Saved data entries
**********

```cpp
#define CLHIP_FC_MAX 4
struct clhip_fc_chain {
    int n;
    long w_off[CLHIP_FC_MAX], b_off[CLHIP_FC_MAX];
    int din[CLHIP_FC_MAX], dout[CLHIP_FC_MAX], relu[CLHIP_FC_MAX];
    size_t act_off[CLHIP_FC_MAX], dz_off[CLHIP_FC_MAX];
};
int clhip_internal_fc_chain_ok(const clhip_fc_chain* d);
int clhip_internal_fc_chain_wgrad(const clhip_fc_chain* d, float* grads, const float* x, int N, const float* acts,
                                  const float* dlogits, const float* dz, hipStream_t s);
struct clhip_gemm_args {
    const float* a; const float* b; float* out;
    int M, N, K; long sam, sak, sbk, sbn; int n_tiles, splits, k_per_split;
    const float* bias; const float* mask_src; int relu;
};
int clhip_internal_fc_bwd_data_args(const float* dy, const float* w, const float* relu_src, float* dx, int M, int I, int O,
                                    clhip_gemm_args* args_out);
int clhip_internal_fc_bwd_combo(const clhip_gemm_args* g, int gemm_blocks, const clhip_fc_chain* d, float* grads, const float* x,
                                int N, const float* acts, const float* dlogits, const float* dz, hipStream_t s);

int clhip_internal_fc_tail_ok(const clhip_fc_chain* d);
int clhip_internal_fc_tail(const clhip_fc_chain* d, const float* params, float* acts, int N, const int64_t* labels,
                           int reduction, int col_off, int ncols, float* dlogits, float* fcdz, float* loss_out, double* stats,
                           void* row_scratch, unsigned* counter, int do_loss, int do_bwd, const float* h1_slabs, int live,
                           hipStream_t s);
int clhip_internal_fc_fwd_partial(const float* x, const float* w, int M, int I, int O, void* ws, size_t ws_bytes, int* live,
                                  hipStream_t s);

#define CLHIP_WGRAD_JOBS_MAX 32
struct clhip_wgrad_job { const float* part; float* dw; float* db; int K, C, splits; int taps; };
int clhip_internal_conv3x3_wgrad_partial(const float* x, const float* dy, const uint8_t* unpool_idx, float* dw, float* db, int N,
                                         int C, int K, int H, int W, void* ws, size_t ws_bytes, void* stream, clhip_wgrad_job* job);
int clhip_internal_wgrad_reduce_multi(const clhip_wgrad_job* jobs, int n, hipStream_t s);

bool clhip_internal_convkk_ok(int N, int Cin, int Cout, int H, int W, int R, int S, int stride, int pad);
int clhip_internal_convkk(int mode, const float* in, const float* w, const float* bias, const float* mask_src, float* out, int N,
                          int Cin, int Cout, int H, int W, int relu, hipStream_t s);

struct clhip_wino_wt { const float* w; float* U; int Ko, Ci, mode, pad; };
int clhip_internal_wino_weights(const clhip_wino_wt* jobs, int n, hipStream_t s);
int clhip_internal_weight_images(const clhip_wino_wt* wino_jobs, int n_wino, const clhip_wino_wt* bs_jobs, int n_bs, hipStream_t s);
int clhip_internal_c3w64_pool_weight_images(const float* x, const float* w, const float* b, float* y_pool, uint8_t* idx_u8, int N, int C,
                                            int K, int H, int W, const clhip_wino_wt* wino_jobs, int n_wino, const clhip_wino_wt* bs_jobs,
                                            int n_bs, int wt_first, hipStream_t s);
int clhip_internal_wino_conv_u(int mode, const float* in, const float* U, const float* bias, const float* mask_src, float* out,
                               uint8_t* pool_idx, int unpool, int N, int Cin, int Cout, int H, int W, int relu, hipStream_t s);
bool clhip_internal_wino_ok(int Cin, int Cout, int H, int W);
size_t clhip_internal_wino_ws(int Cin, int Cout);
bool clhip_internal_bs_ok(int Cin, int Cout, int H, int W);
bool clhip_internal_bs_index_ok(int Cin, int Cout, int H, int W, int ks);
bool clhip_internal_bs_preferred(int Cin, int Cout, int H, int W);
bool clhip_internal_bs5_preferred(int Cin, int Cout, int H, int W);
size_t clhip_internal_bs5_ws(int Cin, int Cout);
int clhip_internal_bs5_conv_u(int mode, const float* in, const void* wimg, const float* bias, const float* mask_src, float* out, int N,
                              int Cin, int Cout, int H, int W, int relu, hipStream_t s);
size_t clhip_internal_bs_ws(int Cin, int Cout);
int clhip_internal_bs_weights(const clhip_wino_wt* jobs, int n, hipStream_t s);
int clhip_internal_bs_conv_u(int mode, const float* in, const void* wimg, const float* bias, const float* mask_src, float* out,
                             uint8_t* pool_idx, int unpool, int N, int Cin, int Cout, int H, int W, int relu, hipStream_t s);
int clhip_internal_bs_conv_u_riders(const float* in, const void* wimg, const float* mask_src, float* out, uint8_t* pool_idx, int unpool,
                                    int N, int Cin, int Cout, int H, int W, const clhip_wgrad_job* jobs, int n_jobs, int place,
                                    int riders, hipStream_t s);
bool clhip_internal_bs5_wgrad_ok(int N, int C, int K, int H, int W);
size_t clhip_internal_bs5_wgrad_ws(int N, int C, int K, int H, int W);
int clhip_internal_bs5_wgrad(const float* x, const float* dy, float* dw, float* db, int N, int C, int K, int H, int W, void* ws,
                             size_t ws_bytes, hipStream_t s);
size_t clhip_internal_bs3k_wgrad_ws(int N, int C, int K, int H, int W);
int clhip_internal_bs3k_wgrad(const float* x, const float* dy, float* dw, float* db, int N, int C, int K, int H, int W, void* ws,
                              size_t ws_bytes, hipStream_t s);
bool clhip_internal_bs_wgrad_ok(int C, int K, int H, int W);
bool clhip_internal_bs_wgrad_preferred(int C, int K, int H, int W, int pooled);
size_t clhip_internal_bs_wgrad_ws(int N, int C, int K, int H, int W);
int clhip_internal_bs_wgrad_partial(const float* x, const float* dy, const uint8_t* unpool_idx, float* dw, float* db, int N, int C, int K,
                                    int H, int W, void* ws, size_t ws_bytes, hipStream_t s, clhip_wgrad_job* job);
bool clhip_internal_wino_wgrad_ok(int C, int K, int H, int W);
size_t clhip_internal_wino_wgrad_ws(int N, int C, int K, int H, int W);
int clhip_internal_wino_wgrad_partial(const float* x, const float* dy, const uint8_t* unpool_idx, float* dw, float* db, int N, int C,
                                      int K, int H, int W, void* ws, size_t ws_bytes, hipStream_t s, clhip_wgrad_job* job);
int clhip_internal_wino_pair(const float* dy, const uint8_t* unpool_idx, const float* U, const float* mask_src, float* dx,
                             const float* x, float* dw, float* db, int N, int C, int K, int H, int W, void* ws, size_t ws_bytes,
                             hipStream_t s, clhip_wgrad_job* job);
bool clhip_internal_wino_pair_shape(int N, int C, int K, int H, int W, int pooled);
int clhip_internal_wino_conv(int mode, const float* in, const float* w, const float* bias, const float* mask_src, float* out,
                             uint8_t* pool_idx, int unpool, int N, int Cin, int Cout, int H, int W, int relu, void* ws,
                             size_t ws_bytes, hipStream_t s);
```

### clsurvey_amd/csrc/conv3x3.hip

```cpp
#include "common.hpp"
#include "weight_images.hpp"

namespace {

#ifdef CLHIP_TRACE
__device__ unsigned long long* g_trace = nullptr;
#define TR_NOW() __builtin_amdgcn_s_memtime()
#endif

constexpr int KT = 64;
constexpr int LDW = 65;

template <int TW, int TH, int NB>
struct Geo {
    static constexpr int BP = TW * TH * NB;
    static constexpr int TWP = TW + 2;
    static constexpr int PLANE = NB * (TH + 2) * TWP;
    static constexpr int NT = (BP + 63) / 64;
    static constexpr bool DENSE = (32 % TW != 0 && TW != 32);
    static_assert(DENSE || BP == 64 || BP == 128, "block tile must hold 64 or 128 pixels");
    static_assert(!DENSE || (NB == 1 && BP <= 192), "dense tiles: one plane of at most 192 pixels");
};

template <int TW, int TH>
// ... 960 lines not shown

int launch_c3w64_pool_wt(const float* x, const float* wt, const float* bias, float* out, uint8_t* idx, int N, int Cout, int H, int W,
                         const WtJobs& J, int wt_first, hipStream_t s) {
    const int tiles_w = W / 64, row_pairs = H / 2;
    const long long ntiles = (long long)tiles_w * row_pairs * N;
    const int kts = (Cout + KT - 1) / KT;
    const long long gx = c3w64_gx(ntiles);
    const int nfl = (int)(gx * kts), nwb = (J.first[J.n] + 1) / 2;
    if (Cout % KT == 0)
        hipLaunchKernelGGL(c3w64_relu_pool_wt_kernel<true>, dim3((unsigned)(nfl + nwb)), dim3(512), 0, s,
                           x, wt, bias, out, idx, N, Cout, H, W, tiles_w, row_pairs, (int)ntiles, (int)gx, nfl, nwb, wt_first, J);
    else
        hipLaunchKernelGGL(c3w64_relu_pool_wt_kernel<false>, dim3((unsigned)(nfl + nwb)), dim3(512), 0, s,
                           x, wt, bias, out, idx, N, Cout, H, W, tiles_w, row_pairs, (int)ntiles, (int)gx, nfl, nwb, wt_first, J);
    CLHIP_LAUNCH_CHECK();
    return 0;
}

int launch_c3w64_pool(const float* x, const float* wt, const float* bias, float* out, uint8_t* idx,
                      int N, int Cout, int H, int W, hipStream_t s) {
    const int tiles_w = W / 64, row_pairs = H / 2;
    const long long ntiles = (long long)tiles_w * row_pairs * N;
    const int kts = (Cout + KT - 1) / KT;
    const long long gx = c3w64_gx(ntiles);
    if (Cout % KT == 0)
        hipLaunchKernelGGL(conv3x3_c3w64_relu_pool_kernel<true>, dim3((unsigned)gx, (unsigned)kts), dim3(512), 0, s,
                           x, wt, bias, out, idx, N, Cout, H, W, tiles_w, row_pairs, (int)ntiles);
    else
        hipLaunchKernelGGL(conv3x3_c3w64_relu_pool_kernel<false>, dim3((unsigned)gx, (unsigned)kts), dim3(512), 0, s,
                           x, wt, bias, out, idx, N, Cout, H, W, tiles_w, row_pairs, (int)ntiles);
    CLHIP_LAUNCH_CHECK();
    return 0;
}
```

**********

▶ _WHAT YOU WILL DO_
Go through the data and copy every line that includes "true".

▶ _ANSWER BOX_
        hipLaunchKernelGGL(c3w64_relu_pool_wt_kernel<true>, dim3((unsigned)(nfl + nwb)), dim3(512), 0, s,
        hipLaunchKernelGGL(conv3x3_c3w64_relu_pool_kernel<true>, dim3((unsigned)gx, (unsigned)kts), dim3(512), 0, s,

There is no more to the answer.